=== Task brief ===
From the records below, copy each line that has the word "outB" in it.
------------------------------------
__device__ __forceinline__ double pc_box_theta(double lo, double span, double cube) { return lo + span * cube; }
#define PC_PT_SORTED (1u << 16)
#define PC_PT_PERMUTED (1u << 17)
#define PC_PT_ADAPTIVE (1u << 18)
#define PC_PT_LAYER (1u << 19)
template <int DPL>
struct LaneTable {
    int type[DPL], pos[DPL], len[DPL], hyp[DPL];
    int cnt[DPL], lay[DPL];
    double p0[DPL], p1[DPL], p2[DPL];
    unsigned mask;
};
template <int DPL, bool AD>
// ... 1011 lines not shown
    if (off > 0) {
        for (int e = tid; e < Dg * D; e += NT) G[e] = 0.0;
        __syncthreads();
    }
    for (uint32_t call = (e0 >> 1) + tid; call <= ((e1 - 1) >> 1); call += NT) {
        double ua, ub;
        if (S.seq_mode) pc_uniform2(S.k0, S.k1, PC_DOM_SEQ, 0u, 0u, call, ua, ub);
        else pc_uniform2(S.k0, S.k1, PC_DOM_NHAT, batch, (uint32_t)chain, call, ua, ub);
        const uint32_t ia = 2 * call, ib = 2 * call + 1;
        if (ia >= e0 && ia < e1) { const uint32_t x = ia - e0; G[off == 0 ? x : (x / Dg) * D + off + x % Dg] = pc_inv_normal_cdf(ua); }
        if (ib >= e0 && ib < e1) { const uint32_t x = ib - e0; G[off == 0 ? x : (x / Dg) * D + off + x % Dg] = pc_inv_normal_cdf(ub); }
    }
    __syncthreads();
#ifdef NHATS_DBG
    ncyc[2] = clock64();
#endif
#pragma unroll
    for (int d = 0; d < DMAX; ++d) v[d] = (active && d < D) ? G[(size_t)i * D + d] : 0.0;
#define PC_DOT4(RES, A, B) { double p0_ = 0.0, p1_ = 0.0, p2_ = 0.0, p3_ = 0.0; \
        _Pragma("unroll") for (int d = 0; d < DMAX; d += 4) { \
            p0_ += (A)[d] * (B)[d]; p1_ += (A)[d + 1] * (B)[d + 1]; p2_ += (A)[d + 2] * (B)[d + 2]; p3_ += (A)[d + 3] * (B)[d + 3]; } \
        RES = (p0_ + p1_) + (p2_ + p3_); }
    {
        double n2;
        PC_DOT4(n2, v, v)
        const double inrm = 1.0 / sqrt(n2);
#pragma unroll
        for (int d = 0; d < DMAX; ++d) v[d] = v[d] * inrm;
    }
#ifdef NHATS_DBG
    ncyc[3] = clock64();
#endif
    double *Qb = Q;
    const int QS = DMAX;
    if (i == 0) {
#pragma unroll
        for (int d = 0; d < DMAX; ++d) Qb[d] = v[d];
    }
    __syncthreads();
#define PC_GS_STEP(QV) { \
        double qq, dv; \
        PC_DOT4(qq, QV, QV) \
        PC_DOT4(dv, QV, v) \
        if (i == j) { \
            const double inrm = 1.0 / sqrt(qq); \
            _Pragma("unroll") for (int d = 0; d < DMAX; ++d) v[d] = v[d] * inrm; \
        } else if (active && i > j) { \
            const double cproj = dv / qq; \
            _Pragma("unroll") for (int d = 0; d < DMAX; ++d) v[d] = v[d] - cproj * (QV)[d]; \
            if (i == j + 1) { \
                double *qn = Qb + (size_t)((j + 1) & 1) * QS; \
                _Pragma("unroll") for (int d = 0; d < DMAX; ++d) qn[d] = v[d]; \
            } \
        } }
    for (int j = 0; j < Dg; ++j) {
        const double *q = Qb + (size_t)(j & 1) * QS;
        if constexpr (DMAX <= 32) {
            double qv[DMAX];
#pragma unroll
            for (int d = 0; d < DMAX; ++d) qv[d] = q[d];
            PC_GS_STEP(qv)
        } else {
            PC_GS_STEP(q)
        }
        __syncthreads();
    }
#undef PC_GS_STEP
    if constexpr (PART == 1) {
        if (active) {
#pragma unroll
            for (int d = 0; d < DMAX; ++d) if (d < D) raw[d] = v[d];
        }
        return;
    }
    }
#ifdef NHATS_DBG
    ncyc[4] = clock64();
#endif
    const int col = col0 + basis * Dg + i;
    const bool wanted = basis * Dg + i < nrg;
    if constexpr (DMAX <= 32) {
        const double *Lg = S.chol + (size_t)sh[0] * D * D;
        for (int e = tid; e < D * D; e += NT) G[e] = Lg[e];
        __syncthreads();
        if (active && wanted) {
            double t[DMAX];
#pragma unroll
            for (int a = 0; a < DMAX; ++a) t[a] = 0.0;
#pragma unroll
            for (int b = 0; b < DMAX; ++b)
#pragma unroll
                for (int a = b; a < DMAX; ++a) t[a] += G[(size_t)a * D + b] * v[b];
#pragma unroll
            for (int a = 0; a < DMAX; ++a) if (a >= D) t[a] = 0.0;
            double n2;
            PC_DOT4(n2, t, t)
            const double w = sqrt(n2), iw = 1.0 / w;
            double *out = S.nhat + ((size_t)chain * nr + col) * D;
#pragma unroll
            for (int d = 0; d < DMAX; ++d) if (d < D) out[d] = t[d] * iw;
            S.nhat_w[(size_t)chain * nr + col] = w * 3.0;
        }
    } else {
        const int DS = D + 1, TR = 12;
        double *Lt = G + (size_t)D * DS;
        __syncthreads();
        if (active) {
#pragma unroll
            for (int d = 0; d < DMAX; ++d) if (d < D) G[(size_t)i * DS + d] = v[d];
        }
        const double *Lc = S.chol + (size_t)sh[0] * D * D;
        double *mine = G + (size_t)i * DS;
        for (int a_hi = D - 1; a_hi >= 0; a_hi -= TR) {
            const int a_lo = max(0, a_hi - TR + 1), nrow = a_hi - a_lo + 1;
            __syncthreads();
            for (int e = tid; e < nrow * D; e += NT) Lt[e] = Lc[(size_t)a_lo * D + e];
            __syncthreads();
            if (active && wanted) {
                for (int a = a_hi; a >= a_lo; --a) {
                    const double *Lr = Lt + (size_t)(a - a_lo) * D;
                    double t0 = 0.0, t1 = 0.0, t2 = 0.0, t3 = 0.0;
                    int bb = 0;
                    for (; bb + 3 <= a; bb += 4) {
                        t0 += Lr[bb] * mine[bb]; t1 += Lr[bb + 1] * mine[bb + 1]; t2 += Lr[bb + 2] * mine[bb + 2]; t3 += Lr[bb + 3] * mine[bb + 3];
                    }
                    for (; bb <= a; ++bb) t0 += Lr[bb] * mine[bb];
                    mine[a] = (t0 + t1) + (t2 + t3);
                }
            }
        }
        if (active && wanted) {
            double n0 = 0.0, n1 = 0.0;
            int d = 0;
            for (; d + 1 < D; d += 2) { n0 += mine[d] * mine[d]; n1 += mine[d + 1] * mine[d + 1]; }
            if (d < D) n0 += mine[d] * mine[d];
            const double w = sqrt(n0 + n1);
            Q[i] = 1.0 / w;
            S.nhat_w[(size_t)chain * nr + col] = w * 3.0;
        }
        __syncthreads();
        for (int r = 0; r < Dg && basis * Dg + r < nrg; ++r) {
            double *out = S.nhat + ((size_t)chain * nr + col0 + basis * Dg + r) * D;
            const double iw = Q[r];
            for (int d = tid; d < D; d += NT) out[d] = G[(size_t)r * DS + d] * iw;
        }
    }
#ifdef NHATS_DBG
    ncyc[5] = clock64();
    if (tid == 0 && blockIdx.x == 0 && blockIdx.y == 0) for (int x = 0; x < 5; ++x) S.ctl->dbg[x] += ncyc[x + 1] - ncyc[x];
#endif
#undef PC_DOT4
}

template <int DMAX>
__global__ __launch_bounds__(64) void k_nhats_w(PcState S, unsigned batch, int nbases)
{
    extern __shared__ __attribute__((aligned(16))) char smem[];
    const int D = S.D, DD = D * D, nb = S.nb_total, nr = S.nr, per = 64 / D, NC = (DD + 1) / 2;
    const int tid = threadIdx.x, sub = tid / D, i = tid - sub * D;
    const int g0 = blockIdx.x * per, g = g0 + sub;
    const int nbw = nbases - g0 < per ? nbases - g0 : per;
    const bool active = sub < per && g < nbases;
    double *G = (double *)smem;
    double *Qw = G + (size_t)per * DD;
    int *qA = (int *)(Qw + (size_t)per * 2 * DMAX);
    if (nr <= 64) {
        for (int s = 0; s < nbw; ++s) {
            const int chain = (g0 + s) / nb;
            if (g0 + s != chain * nb) continue;
            const int dk = pc_deck_keyed(S, batch, chain, tid, nr);
            int *rec = pc_deck_record(S, chain);
            rec[2 + tid] = dk;
            const unsigned long long tg = pc_deck_tag(S, batch, chain, nr);
            if (tid == 0) { rec[0] = (int)(unsigned)tg; rec[1] = (int)(unsigned)(tg >> 32); }
        }
    }
    int qn = 0;
    auto put = [&](bool want, double u, int dst) {
        bool t = false;
        double x = 0.0;
        if (want) x = pc_inv_normal_central(u, t);
        if (want) G[dst] = t ? u : x;
        const unsigned long long m = __ballot(want && t);
        if (want && t) qA[qn + __popcll(m & ((1ull << tid) - 1ull))] = dst;
        qn += __popcll(m);
    };
    for (int t0 = 0; t0 < nbw * NC; t0 += 64) {
        const int t = t0 + tid;
        const bool in = t < nbw * NC;
        const int s = in ? t / NC : 0, m = in ? t - s * NC : 0;
        const int chain = (g0 + s) / nb, basis = (g0 + s) - chain * nb;
        const uint32_t e0 = (uint32_t)pc_sel(S.g_e0, 0) + (uint32_t)basis * DD, e1 = e0 + (uint32_t)DD;
        const uint32_t call = (e0 >> 1) + (uint32_t)m;
        double ua = 0.5, ub = 0.5;
        if (in) pc_uniform2(S.k0, S.k1, PC_DOM_NHAT, batch, (uint32_t)chain, call, ua, ub);
        const uint32_t ia = 2 * call, ib = ia + 1;
        put(in && ia >= e0 && ia < e1, ua, s * DD + (int)(ia - e0));
        put(in && ib >= e0 && ib < e1, ub, s * DD + (int)(ib - e0));
    }
    __syncthreads();
    for (int k = tid; k < qn; k += 64) { const int at = qA[k]; G[at] = pc_inv_normal_tail(G[at]); }
    __syncthreads();
    double v[DMAX];
    const double *mine = G + (size_t)(active ? sub : 0) * DD + (size_t)i * D;
#pragma unroll
    for (int d = 0; d < DMAX; ++d) v[d] = (active && d < D) ? mine[d] : 0.0;
    double *Q = Qw + (size_t)(sub < per ? sub : 0) * 2 * DMAX;
    {
#pragma clang fp contract(off)
        PC_GS_PACKED(DMAX, v, Q, D, i, active)
    }
    if (active) {
        double *raw = S.nhat_raw + ((size_t)g * D + i) * D;
#pragma unroll
        for (int d = 0; d < DMAX; ++d) if (d < D) raw[d] = v[d];
    }
}

#define PC_BIG_NT 256
#define PC_BIG_P 16
__global__ __launch_bounds__(PC_BIG_NT) void k_nhats_big(PcState S, unsigned batch)
{
    __shared__ int sh[2];
    __shared__ double iwv[PC_BIG_NT];
    __shared__ double Pq[PC_BIG_P * PC_BIG_NT];
    __shared__ double pqq[PC_BIG_P];
    const int D = S.D, nr = S.nr, tid = threadIdx.x, chain = blockIdx.y, i = tid;
    int grade, basis;
    pc_grade_of_basis(S, blockIdx.x, grade, basis);
    const int off = pc_sel(S.g_off, grade), Dg = D - off, nrg = pc_sel(S.g_nr, grade), col0 = pc_sel(S.g_col0, grade);
    if (tid == 0) {
        int sel, slot;
        select_seed(S, batch, chain, sel, slot);
        sh[0] = sel; sh[1] = slot;
        if (blockIdx.x == 0) {
            S.ch_cluster[chain] = sel; S.ch_seed_slot[chain] = slot;
            S.ch_contour[chain] = S.logLp[sel];
            S.ch_epoch[chain] = S.ctl->admin_epoch;
            if (chain == 0) { S.ctl->i_nursery = gridDim.y; S.ctl->batch_id = batch; }
        }
    }
    double *V = S.nhat_raw + ((size_t)chain * gridDim.x + blockIdx.x) * D * PC_BIG_NT;
    const int nvec = min(Dg, nrg - basis * Dg);
    const bool active = i < nvec;
    const uint32_t eoff = S.seq_mode ? (uint32_t)S.ctl->seq + 2u : 0u;
    const uint32_t e0 = eoff + (uint32_t)pc_sel(S.g_e0, grade) + (uint32_t)basis * Dg * Dg, e1 = e0 + (uint32_t)Dg * Dg;
    for (int e = tid; e < off * PC_BIG_NT; e += PC_BIG_NT) V[e] = 0.0;
    for (uint32_t call = (e0 >> 1) + tid; call <= ((e1 - 1) >> 1); call += PC_BIG_NT) {
        double ua, ub;
        if (S.seq_mode) pc_uniform2(S.k0, S.k1, PC_DOM_SEQ, 0u, 0u, call, ua, ub);
        else pc_uniform2(S.k0, S.k1, PC_DOM_NHAT, batch, (uint32_t)chain, call, ua, ub);
        const uint32_t ia = 2 * call, ib = 2 * call + 1;
        if (ia >= e0 && ia < e1) { const uint32_t x = ia - e0; V[(size_t)(off + x % Dg) * PC_BIG_NT + x / Dg] = pc_inv_normal_cdf(ua); }
        if (ib >= e0 && ib < e1) { const uint32_t x = ib - e0; V[(size_t)(off + x % Dg) * PC_BIG_NT + x / Dg] = pc_inv_normal_cdf(ub); }
    }
    __syncthreads();
    double *mine = V + i;
    auto dot_own = [&](const double *q) {
        double p0 = 0.0, p1 = 0.0, p2 = 0.0, p3 = 0.0;
        int d = off;
        for (; d + 3 < D; d += 4) {
            p0 += q[(size_t)d * PC_BIG_NT] * mine[(size_t)d * PC_BIG_NT]; p1 += q[(size_t)(d + 1) * PC_BIG_NT] * mine[(size_t)(d + 1) * PC_BIG_NT];
            p2 += q[(size_t)(d + 2) * PC_BIG_NT] * mine[(size_t)(d + 2) * PC_BIG_NT]; p3 += q[(size_t)(d + 3) * PC_BIG_NT] * mine[(size_t)(d + 3) * PC_BIG_NT];
        }
        for (; d < D; ++d) p0 += q[(size_t)d * PC_BIG_NT] * mine[(size_t)d * PC_BIG_NT];
        return (p0 + p1) + (p2 + p3);
    };
    auto norm2 = [&](const double *q) {
        double p0 = 0.0, p1 = 0.0, p2 = 0.0, p3 = 0.0;
        int d = off;
        for (; d + 3 < D; d += 4) {
            const double a = q[(size_t)d * PC_BIG_NT], b = q[(size_t)(d + 1) * PC_BIG_NT], c = q[(size_t)(d + 2) * PC_BIG_NT], e = q[(size_t)(d + 3) * PC_BIG_NT];
            p0 += a * a; p1 += b * b; p2 += c * c; p3 += e * e;
        }
        for (; d < D; ++d) { const double a = q[(size_t)d * PC_BIG_NT]; p0 += a * a; }
        return (p0 + p1) + (p2 + p3);
    };
    if (active) {
        const double inrm = 1.0 / sqrt(dot_own(mine));
        for (int d = off; d < D; ++d) mine[(size_t)d * PC_BIG_NT] *= inrm;
    }
    __syncthreads();
    {
        const int wv = tid >> 6, lane = tid & 63;
        for (int j0 = 0; j0 < nvec; j0 += PC_BIG_P) {
            const int np = min(PC_BIG_P, nvec - j0);
            for (int e = tid; e < np * D; e += PC_BIG_NT) {
                const int pp = e % np, d = e / np;
                Pq[pp * PC_BIG_NT + d] = V[(size_t)d * PC_BIG_NT + j0 + pp];
            }
            for (int e = np * PC_BIG_NT + tid; e < PC_BIG_P * PC_BIG_NT; e += PC_BIG_NT) Pq[e] = 0.0;
            __syncthreads();
            for (int pp = 0; pp + 1 < np; ++pp) {
                const double *qp = Pq + pp * PC_BIG_NT;
                for (int q = pp + 1 + wv; q < np; q += 4) {
                    double *vq = Pq + q * PC_BIG_NT;
                    double dq = 0.0, dd = 0.0;
                    for (int d = off + lane; d < D; d += 64) { const double a = qp[d], b2 = vq[d]; dq += a * b2; dd += a * a; }
                    dq = wave_sum<4>(dq); dd = wave_sum<4>(dd);
                    const double c = dq / dd;
                    for (int d = off + lane; d < D; d += 64) vq[d] -= c * qp[d];
                }
                __syncthreads();
            }
            for (int pp = wv; pp < np; pp += 4) {
                const double *qp = Pq + pp * PC_BIG_NT;
                double dd = 0.0;
                for (int d = off + lane; d < D; d += 64) dd += qp[d] * qp[d];
                dd = wave_sum<4>(dd);
                if (lane == 0) pqq[pp] = dd;
            }
            for (int e = tid; e < np * D; e += PC_BIG_NT) {
                const int pp = e % np, d = e / np;
                V[(size_t)d * PC_BIG_NT + j0 + pp] = Pq[pp * PC_BIG_NT + d];
            }
            __syncthreads();
            if (active && i >= j0 + np) {
                double c[PC_BIG_P];
#pragma unroll
                for (int pp = 0; pp < PC_BIG_P; ++pp) c[pp] = 0.0;
                for (int d = off; d < D; ++d) {
                    const double x = mine[(size_t)d * PC_BIG_NT];
#pragma unroll
                    for (int pp = 0; pp < PC_BIG_P; ++pp) c[pp] += x * Pq[pp * PC_BIG_NT + d];
                }
#pragma unroll
                for (int pp = 0; pp < PC_BIG_P; ++pp) c[pp] = pp < np ? c[pp] / pqq[pp] : 0.0;
                for (int d = off; d < D; ++d) {
                    double x = mine[(size_t)d * PC_BIG_NT];
#pragma unroll
                    for (int pp = 0; pp < PC_BIG_P; ++pp) x -= c[pp] * Pq[pp * PC_BIG_NT + d];
                    mine[(size_t)d * PC_BIG_NT] = x;
                }
            }
            __syncthreads();
        }
    }
    if (active) {
        const double inrm = 1.0 / sqrt(dot_own(mine));
        for (int d = off; d < D; ++d) mine[(size_t)d * PC_BIG_NT] *= inrm;
    }
    {
        const double *Lc = S.chol + (size_t)sh[0] * D * D;
        for (int a_hi = D - 1; a_hi >= 0; a_hi -= PC_BIG_P) {
            const int a_lo = max(0, a_hi - PC_BIG_P + 1), nrow = a_hi - a_lo + 1;
            __syncthreads();
            for (int e = tid; e < PC_BIG_P * PC_BIG_NT; e += PC_BIG_NT) {
                const int r = e / PC_BIG_NT, b2 = e % PC_BIG_NT;
                Pq[e] = (r < nrow && b2 <= a_hi) ? Lc[(size_t)(a_lo + r) * D + b2] : 0.0;
            }
            __syncthreads();
            if (active) {
                double acc[PC_BIG_P];
#pragma unroll
                for (int r = 0; r < PC_BIG_P; ++r) acc[r] = 0.0;
                for (int b2 = 0; b2 <= a_hi; ++b2) {
                    const double x = mine[(size_t)b2 * PC_BIG_NT];
#pragma unroll
                    for (int r = 0; r < PC_BIG_P; ++r) acc[r] += Pq[r * PC_BIG_NT + b2] * x;
                }
#pragma unroll
                for (int r = 0; r < PC_BIG_P; ++r) if (r < nrow) mine[(size_t)(a_lo + r) * PC_BIG_NT] = acc[r];
            }
        }
    }
    if (active) {
        double sn = 0.0, cn = 0.0;
        for (int d = 0; d < D; ++d) {
#pragma clang fp contract(off)
// ... 550 lines not shown
        if (kind == PC_LIKE_SOURCE) {
            lA = oa ? C.S.logzero : like_eval<DPL, NROWS, KIND>(C.S, thA, C.ld, C.lane, C.ybuf);
            lB = ob ? C.S.logzero : like_eval<DPL, NROWS, KIND>(C.S, thB, C.ld, C.lane, C.ybuf);
            if (!oa && lA > C.S.logzero) C.nlike++;
            if (!ob && lB > C.S.logzero) C.nlike++;
            return;
        }
#endif
        lA = like_eval<DPL, NROWS, KIND>(C.S, thA, C.ld, C.lane, C.ybuf);
        lB = like_eval<DPL, NROWS, KIND>(C.S, thB, C.ld, C.lane, C.ybuf);
        if (oa) lA = C.S.logzero; else if (lA > C.S.logzero) C.nlike++;
        if (ob) lB = C.S.logzero; else if (lB > C.S.logzero) C.nlike++;
        return;
    }
    bool outA = false, outB = false;
    double sA = 0.0, sB = 0.0, s2A = 0.0, s2B = 0.0;
#pragma unroll
    for (int k = 0; k < DPL; ++k) {
        const double cA = x0[k] + tA * nh[k], cB = x0[k] + tB * nh[k];
        if (C.ld.on[k]) { outA |= (cA < 0.0) | (cA > 1.0); outB |= (cB < 0.0) | (cB > 1.0); }
        const double thA = C.ld.lo[k] + C.ld.span[k] * cA, thB = C.ld.lo[k] + C.ld.span[k] * cB;
        if (C.ld.on[k]) {
            if (kind == PC_LIKE_RASTRIGIN) {
                sA += 8.515435146961291 + thA * thA - 10.0 * cos(PC_TWO_PI * thA);
                sB += 8.515435146961291 + thB * thB - 10.0 * cos(PC_TWO_PI * thB);
            } else {
                const int dim = C.lane + 64 * k;
                const double m1 = dim < 2 ? -0.5 : 0.0, m2 = dim < 2 ? 0.5 : 0.0;
                const double a1 = (thA - m1) * L.inv_sigma, a2 = (thA - m2) * L.inv_sigma;
                const double b1 = (thB - m1) * L.inv_sigma, b2 = (thB - m2) * L.inv_sigma;
                sA += a1 * a1; s2A += a2 * a2; sB += b1 * b1; s2B += b2 * b2;
            }
        }
    }
    const bool oa = __ballot(outA) != 0ull, ob = __ballot(outB) != 0ull;
    sA = wsum<DPL, NROWS>(sA); sB = wsum<DPL, NROWS>(sB);
    if (kind == PC_LIKE_RASTRIGIN) { lA = -sA; lB = -sB; }
    else {
        s2A = wsum<DPL, NROWS>(s2A); s2B = wsum<DPL, NROWS>(s2B);
        lA = pc_logaddexp(L.norm - sA / 2.0, L.norm - s2A / 2.0) - 0.6931471805599453;
        lB = pc_logaddexp(L.norm - sB / 2.0, L.norm - s2B / 2.0) - 0.6931471805599453;
    }
    if (oa) lA = C.S.logzero; else if (lA > C.S.logzero) C.nlike++;
    if (ob) lB = C.S.logzero; else if (lB > C.S.logzero) C.nlike++;
}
------------------------------------
=== Solution to this problem ===
    bool outA = false, outB = false;
        if (C.ld.on[k]) { outA |= (cA < 0.0) | (cA > 1.0); outB |= (cB < 0.0) | (cB > 1.0); }
    const bool oa = __ballot(outA) != 0ull, ob = __ballot(outB) != 0ull;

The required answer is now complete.